Religious beliefs and Practices of the Harappan people?

The religion of the Indus people had some interesting aspects. There is a striking absence of any temple among the remains of the Indus Valley. However, scholars like Mortimer Wheeler and others believe that the large buildings found at Harappa and Mohenjodaro were, in fact, temples. However, Dr. Bassam has rejected this view on the grounds that no idol has been found within these buildings. An idea of the religion of the Harappan people can be formed by studying seals, sealings, inscribed copper tablets, stone statuettes, and terracotta figurines.


MOTHER GODDESS: The prevalence of the worship of the Mother goddess (Shakti) is proved by the discovery of numerous terracotta figurines in nude form. The worship of the female goddess associated with fertility has long been held as a major feature of Harappan religion. Terracotta figures are shown wearing elaborate headdresses, neck ornaments, and a skirt secured by a girdle around the waist. Their headdress is usually fan-shaped or arched framework made of some light material. Ordinarily, the figurines in the Indus Valley are in a standing pose with their arms hanging parallel to the body. According to Dr. K.N. Shastri, the female figurines might have represented some minor gods that held a subordinate position under the “Pipal-God,” which was the supreme deity of the Indus Age. But Sir John Marshall emphasized the mother goddess, stating, “But in no country is the worship of the Divine Mother so deep-rooted and universal as in India, where she became a prototype of the Cosmic Energy (Prakriti) and the counterpart of the Cosmic Soul (Purusha).


TREE WORSHIP: The seals and painted pottery of the Indus Valley show figures of people and Acacia trees. These trees were regarded as celestial plants and were believed to be inhabited by divine spirits. The Pipal tree was considered the supreme abode in the Indus Valley. Due to the high sanctity associated with the plant, its symbolic representation formed the crest of the horned head-dresses of lower-grade deities. The Pipal tree was considered the tree of creation and knowledge, believed to bestow the highest knowledge upon those who adorned its branches on their heads. The Sami tree is usually identified with “Jand & Jandi.” The Jand tree is still believed to be the abode of a deity, and many religious ceremonies are performed under it.

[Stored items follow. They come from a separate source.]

static int pool_dgrad_scatter_launch(long groups, int k, int cin, int cout, const float *gout, const int *argmax, const float *zsel,
                                     const float *coef, int relu, const float *wT, float *da, const float *below_z,
                                     const float *below_scale, const float *below_shift, const float *below_mean, const float *below_var,
                                     float eps, int below_relu, double *below_sums, const votenet_coef_tail *below_tail, const int *hc,
                                     const float *wh, int G, void *stream, const int *nh_dev)
{
    hipStream_t st = as_stream(stream);
    const PoolBelow pb = {below_z, below_scale, below_shift, below_mean, below_var, eps, below_relu, below_sums, to_tail(below_tail), g_scatter_reverse, hc, wh, G, nh_dev};
    auto go = [&](auto kern, int ci, int co, int threads = 512) {
        const size_t smem = ((size_t)co * ci + 4 * co + 4 * k) * 4;
        const int per_cu = smem > 80 * 1024 ? 1 : (smem > 40 * 1024 ? 2 : 4);
        static std::set<const void *> raised;
        static std::mutex raised_mu;
        bool fresh;
        {
            std::lock_guard<std::mutex> lock(raised_mu);
            fresh = raised.insert(reinterpret_cast<const void *>(kern)).second;
        }
        if (fresh)
            (void)hipFuncSetAttribute(reinterpret_cast<const void *>(kern), hipFuncAttributeMaxDynamicSharedMemorySize, (int)smem);
        hipLaunchKernelGGL(kern, dim3(pb_grid(groups, 2, 256 * per_cu)), dim3(threads), smem, st, groups, gout, argmax, zsel, coef, relu,
                           wT, da, pb);
    };
    auto gow = [&](auto kern, int ci, int co, int kk, int nwv) {
        const size_t smem = (size_t)co * ci * 4 + (size_t)nwv * ((co + 3 * kk) * 6 + kk * 4);
        const int per_cu = smem > 80 * 1024 ? 1 : (smem > 40 * 1024 ? 2 : 4);
        static std::set<const void *> raised_w;
        static std::mutex raised_w_mu;
        bool fresh;
        {
            std::lock_guard<std::mutex> lock(raised_w_mu);
            fresh = raised_w.insert(reinterpret_cast<const void *>(kern)).second;
        }
        if (fresh)
            (void)hipFuncSetAttribute(reinterpret_cast<const void *>(kern), hipFuncAttributeMaxDynamicSharedMemorySize, (int)smem);
        hipLaunchKernelGGL(kern, dim3(pb_grid(groups, nwv, g_scatter_wgs > 0 ? g_scatter_wgs : 256 * per_cu)), dim3(nwv * 64), smem, st, groups, gout,
                           argmax, zsel, coef, relu, wT, da, pb);
    };
    if (g_scatter_form == 1 || hc) {
#define VN_SCATTER_WAVE(CI, CO, KK, NW)                                                            \
    do {                                                                                           \
        if (below_z) gow(pool_dgrad_scatter_wave_kernel<CI, CO, KK, true, NW>, CI, CO, KK, NW);   \
        else gow(pool_dgrad_scatter_wave_kernel<CI, CO, KK, false, NW>, CI, CO, KK, NW);          \
    } while (0)
        if (hc) {
            if (cin == 64) VN_SCATTER_WAVE(64, 128, kPiece, 8);
            else if (cout == 256) {
                if (g_scatter_nwv == 12) VN_SCATTER_WAVE(128, 256, kPiece, 12);
                else VN_SCATTER_WAVE(128, 256, kPiece, 16);
            }
            else VN_SCATTER_WAVE(128, 128, kPiece, 8);
        } else {
            if (cin == 64) VN_SCATTER_WAVE(64, 128, 64, 8);
            else if (cout == 256) VN_SCATTER_WAVE(128, 256, 64, 8);
            else VN_SCATTER_WAVE(128, 128, 64, 8);
        }
#undef VN_SCATTER_WAVE
        return check_launch("pool_dgrad_scatter");
    }
    if (below_z) {
        if (cin == 128 && cout == 256)
            go(pool_dgrad_scatter_kernel<128, 256, 64, true, 16>, 128, 256, 1024);
        else if (cin == 128)
            go(pool_dgrad_scatter_kernel<128, 128, 64, true>, 128, 128);
        else
            go(pool_dgrad_scatter_kernel<64, 128, 64, true>, 64, 128);
    } else {
        if (cin == 128 && cout == 256)
            go(pool_dgrad_scatter_kernel<128, 256, 64, false, 16>, 128, 256, 1024);
        else if (cin == 128)
            go(pool_dgrad_scatter_kernel<128, 128, 64, false>, 128, 128);
        else
            go(pool_dgrad_scatter_kernel<64, 128, 64, false>, 64, 128);
    }
    return check_launch("pool_dgrad_scatter");
}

There was a struggle between the gods and demons for the possession of the tree. Certain demons were always trying to steal away the branches of the trees, which were heavily guarded by a spirit. One important figure was a composite animal with a human face but a body composed of various animals. It possessed the intelligence of a man, the vigor of a ram, the ferocity of a tiger, and the deadly bite of a cobra. There were also other single-bodied but multi-headed animals, such as “sentinels.” In one case, the heads were those of a unicorn, bison, and an indeterminate quadruped with long, hooked horns curving forward. A cobra or naga deity is also seen guarding the tree. One seal also represents an Acacia tree guarded by the buffalo-headed god. Tree worship is very ancient in India, and its persistence in historical times clearly shows that the ancient tradition related to this cult was later incorporated by the Hindus into their religious system in a highly modified form.


SHIVA WORSHIP: The main consort of the Mother Goddess corresponds to Shiva, who is also known as Pashupati. On the seals, a male god is depicted with horns and three faces, in a yogic pose, with his legs bent and surrounded by four animals: the elephant, the tiger, the rhinoceros, and the buffalo. The animals surrounding him indicate his lordship over them. Sir John Marshall concluded that this deity was “the prototype of the historic Shiva.”


The Harappan people also practiced the worship of the “Linga” and “Yoni.” According to Wheeler, the importance, not necessarily the deification, of water in the lives of the Indus people can be traced through the Great Bath at Mohenjodaro and the extensive provision for bathing and drainage throughout the city. Purification through bathing or ceremonial ablutions must have been an integral part of the religion of the people. To quote Wheeler, “The Indus religion was a melange of much that we already know of third millennium Asiatic religious observance, augmented by specific anticipations of later Hinduism.